A vector calculus problem..

Question

I am a beginner in vector calculus . It will be great if someone can guide me solve this problem . Thanks. I don't know how to proceed. I am studying by online sources only so I have no teacher it will be great if someone solves this problem for me

Answer 1

There are easier ways to do this, but this generalizes

1. Parametrize the surface. For the sphere, the easiest parametrization is spherical coordinates $$g(\phi,\theta) = (\cos(\phi)\sin(\theta),\sin(\phi)\sin(\theta),\cos(\theta))$$ where $\theta$ is the polar angle and $\phi$ is the azimuthal angle. We only want the first octant so $0<\phi<\pi/2$ and $0<\theta < \pi/2.$

2. Compute the surface element, given by $$dS = \left|\frac{\partial g}{\partial \phi}\times\frac{\partial g}{\partial \theta}\right|d\theta d\phi$$ where $\times$ is the cross product and $||$ is the length of the vector. When you compute this you should get $dS = \sin(\theta)d\theta d\phi.$ You could also reason this with a good picture. Note that the formula I gave is completely general and works for any parametrized surface where you call the parameters $\theta$ and $\phi.$

3. Put everything in terms of the parameters and write down the integral. Here, the only thing in the integral is $x$ which we know is given by $x=\cos(\phi)\sin(\theta).$ So we can write $$ \int xdS = \int_0^{\pi/2}\int_0^{\pi/2}\left(\cos(\phi)\sin(\theta)\right) \sin(\theta) d\theta d\phi$$

4. Do the double integral.

Answer 2

First parametrize your surface $S$. One way to parametrize is given by spherical coordinates: $$\phi:[0,\frac{\pi}{2}]\times[0,\frac{\pi}{2}]\to\mathbb{R}^3,\quad \phi(s,t)=(\cos s\cos t, \cos s\sin t,\sin s).$$ Here the domain is $[0,\frac{\pi}{2}]\times[0,\frac{\pi}{2}]$ because we want all three coordinates of $\phi(s,t)$ to be non-negative, as $S$ lies in the first octant.

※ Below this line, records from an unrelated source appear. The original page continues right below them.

# LongruiDong/nice-slam

Measured on AMD Instinct MI355X. Metric: ray-samples/sec (fwd+bwd) per mapping iter; frames/sec on Replica room0, higher is better.
Workload: dtype f32 (z, depth, var in f64); 1 GPU; Replica room0 mapping iteration, colour stage: 1000 pixels x 48 samples (5-frame window x 200), grids middle/fine/colour, Adam; global_batch=48000, seq_len=48, parallelism=rays sharded dp1, RCCL all-reduce of the frustum-row gradients

## Files before the change

include/nslam.h:

```cpp
#ifndef NSLAM_H
#define NSLAM_H

#include <stddef.h>
#include <stdint.h>

#ifdef __cplusplus
extern "C" {
#endif

#define NSLAM_C_DIM 32
#define NSLAM_HIDDEN 32
#define NSLAM_EMB 93

enum {
  NSLAM_OK = 0,
  NSLAM_EINVAL = -1,
  NSLAM_EUNSUPPORTED = -2,
  NSLAM_EWORKSPACE = -3,
  NSLAM_EHIP = -1000
};

enum { NSLAM_STAGE_COARSE = 0, NSLAM_STAGE_MIDDLE = 1, NSLAM_STAGE_FINE = 2, NSLAM_STAGE_COLOR = 3 };
enum { NSLAM_DEC_COARSE = 0, NSLAM_DEC_MIDDLE = 1, NSLAM_DEC_FINE = 2, NSLAM_DEC_COLOR = 3 };
enum { NSLAM_FWD_DEFAULT = 0, NSLAM_FWD_UNITS = 1, NSLAM_FWD_PC = 2, NSLAM_FWD_PARTS = 3 };
// ... 47 lines not shown
int nslam_query_fwd_ws(const nslam_query_cfg* cfg, const double* pts, int64_t n_pts, float* raw, void* ws,
                       size_t ws_bytes, void* stream);
size_t nslam_query_fwd_workspace_size(const nslam_query_cfg* cfg, int64_t n_pts);

int nslam_query_bwd(const nslam_query_cfg* cfg, const double* pts, int64_t n_pts, const float* g_raw,
                    double* g_pts, void* ws, size_t ws_bytes, void* stream);
size_t nslam_query_bwd_workspace_size(const nslam_query_cfg* cfg, int64_t n_pts);
int nslam_query_bwd_decoder(const nslam_query_cfg* cfg, int32_t dec, int32_t accumulate_pts, const double* pts,
                            int64_t n_pts, const float* g_raw, double* g_pts, void* ws, size_t ws_bytes,
                            void* stream);
size_t nslam_query_bwd_decoder_workspace_size(const nslam_query_cfg* cfg, int32_t dec, int64_t n_pts);
size_t nslam_query_saved_size(int64_t n_pts);
size_t nslam_query_tape_size(int64_t n_pts);
int nslam_query_bwd_decoders(const nslam_query_cfg* cfg, int32_t dec_mask, const double* pts, int64_t n_pts,
                             const float* g_raw, double* const* g_pts, void* stream);
int nslam_color_wgrad(const nslam_query_cfg* cfg, const double* pts, int64_t n_pts, const float* g_raw, void* ws,
                      size_t ws_bytes, void* stream);

int nslam_composite_fwd(const float* raw, const double* z_vals, int64_t n_rays, int32_t n_samples,
                        double* depth, double* var, float* color, void* stream);
int nslam_composite_bwd(const float* raw, const double* z_vals, int64_t n_rays, int32_t n_samples,
                        const double* g_depth, const double* g_var, const float* g_color, float* g_raw,
                        void* stream);

int nslam_grid_sample_fwd(const float* grid, const int32_t* dims, const float* coords, int64_t n,
                          float* out, void* stream);
int nslam_grid_sample_bwd(const float* grid, const int32_t* dims, const float* coords, int64_t n,
                          const float* grad_out, float* grad_grid, float* grad_coords, void* stream);

#define NSLAM_MAX_FRAMES 32
// ... 140 lines not shown
```

nice-slam_amd/_lib.py:

```python
from __future__ import annotations

import ctypes
import os

import torch

_HERE = os.path.dirname(os.path.abspath(__file__))
LIB_PATH = os.environ.get("NSLAM_LIB") or os.path.join(_HERE, "libnslam.so")

NSLAM_OK = 0
ABI_VERSION = 23
STAGES = {"coarse": 0, "middle": 1, "fine": 2, "color": 3}
DEC_COARSE, DEC_MIDDLE, DEC_FINE, DEC_COLOR = 0, 1, 2, 3

c_float_p = ctypes.POINTER(ctypes.c_float)


class NslamGrid(ctypes.Structure):
    _fields_ = [
        ("data", ctypes.c_void_p),
        ("grad", ctypes.c_void_p),
        ("dims", ctypes.c_int32 * 3),
        ("pad_", ctypes.c_int32),
        ("lo", ctypes.c_double * 3),
# ... 87 lines not shown

EXPORTS = (
    "nslam_pack_layout", "nslam_sample_rays", "nslam_query_fwd", "nslam_query_bwd", "nslam_query_bwd_workspace_size",
    "nslam_query_saved_size", "nslam_query_bwd_decoder", "nslam_query_bwd_decoder_workspace_size",
    "nslam_query_bwd_decoders",
    "nslam_composite_fwd", "nslam_composite_bwd", "nslam_grid_sample_fwd", "nslam_grid_sample_bwd",
    "nslam_workspace_size", "nslam_strerror", "nslam_abi_version", "nslam_gather_rays", "nslam_render_loss",
    "nslam_render_loss_workspace_size", "nslam_adam_step", "nslam_rows_pack", "nslam_rows_unpack",
    "nslam_query_fwd_ws", "nslam_query_fwd_workspace_size", "nslam_cam_grad", "nslam_cam_pose",
    "nslam_query_tape_size", "nslam_color_wgrad", "nslam_cam_grad_parts", "nslam_cam_grad_batch",
    "nslam_cam_pose_batch", "nslam_frustum_rows", "nslam_frustum_rows_workspace_size", "nslam_track_best",
    "nslam_loss_sum_best", "nslam_cam_vector_batch", "nslam_cam_grad_step",
    "nslam_point_masks", "nslam_point_masks_workspace_size", "nslam_mc_count", "nslam_mc_emit",
    "nslam_mc_workspace_size", "nslam_points_in_hull", "nslam_mesh_face_cull", "nslam_mesh_components",
    "nslam_mesh_select", "nslam_mesh_remap",
)

_lib = None


def lib():
    global _lib
    if _lib is None:
        if not os.path.exists(LIB_PATH):
            raise RuntimeError(f"{LIB_PATH} is missing: build it with __graft_entry__.build() "
                               "(make -C nice-slam_amd/csrc); there is no CPU fallback")
        L = ctypes.CDLL(LIB_PATH)
        missing = [n for n in EXPORTS if not hasattr(L, n)]
        if missing:
            raise RuntimeError(f"{LIB_PATH} does not export {', '.join(missing)}: rebuild it "
# ... 53 lines not shown
                                          vp, vp, vp, vp]
        f64 = ctypes.c_double
        L.nslam_point_masks.argtypes = [vp, i64, vp, i32, vp, i32, i32, f32, f32, f32, f32, i32, i32, i64, vp, vp, vp,
                                        vp, sz, vp]
        L.nslam_point_masks_workspace_size.argtypes = [i64, i32, i64]
        L.nslam_point_masks_workspace_size.restype = sz
        L.nslam_mc_count.argtypes = [vp, i32, i32, i32, f32, vp, sz, vp]
        L.nslam_mc_emit.argtypes = [vp, i32, i32, i32, f32, dp, dp, vp, vp, i64, i64, vp, vp, vp]
        L.nslam_mc_workspace_size.argtypes = [i32, i32, i32]
        L.nslam_mc_workspace_size.restype = sz
        L.nslam_points_in_hull.argtypes = [vp, i32, i64, vp, i32, vp, vp]
        L.nslam_mesh_face_cull.argtypes = [vp, i64, vp, i64, vp, vp]
        L.nslam_mesh_components.argtypes = [vp, i64, vp, i64, vp, vp, vp, vp]
        L.nslam_mesh_select.argtypes = [vp, i64, vp, vp, vp, f64, vp, vp, vp]
        L.nslam_mesh_remap.argtypes = [vp, i64, vp, vp, vp]
        if L.nslam_abi_version() != ABI_VERSION:
            raise RuntimeError(f"libnslam.so ABI {L.nslam_abi_version()} != {ABI_VERSION}: rebuild it")
        _lib = L
    return _lib
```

In this case we have $x=x(s,t)=\cos s\cos t.$ Then find the cross product of the partial derivatives of $\phi$: $$\frac{\partial\phi}{\partial s}\times\frac{\partial\phi}{\partial t},$$ Then by definition of surface integral $$\int x dS=\int_{[0,\frac{\pi}{2}]\times[0,\frac{\pi}{2}]}x(s,t)\left\|\frac{\partial\phi}{\partial s}\times\frac{\partial\phi}{\partial t}\right\|dsdt.$$

I left the detailed calculations for you to fill in.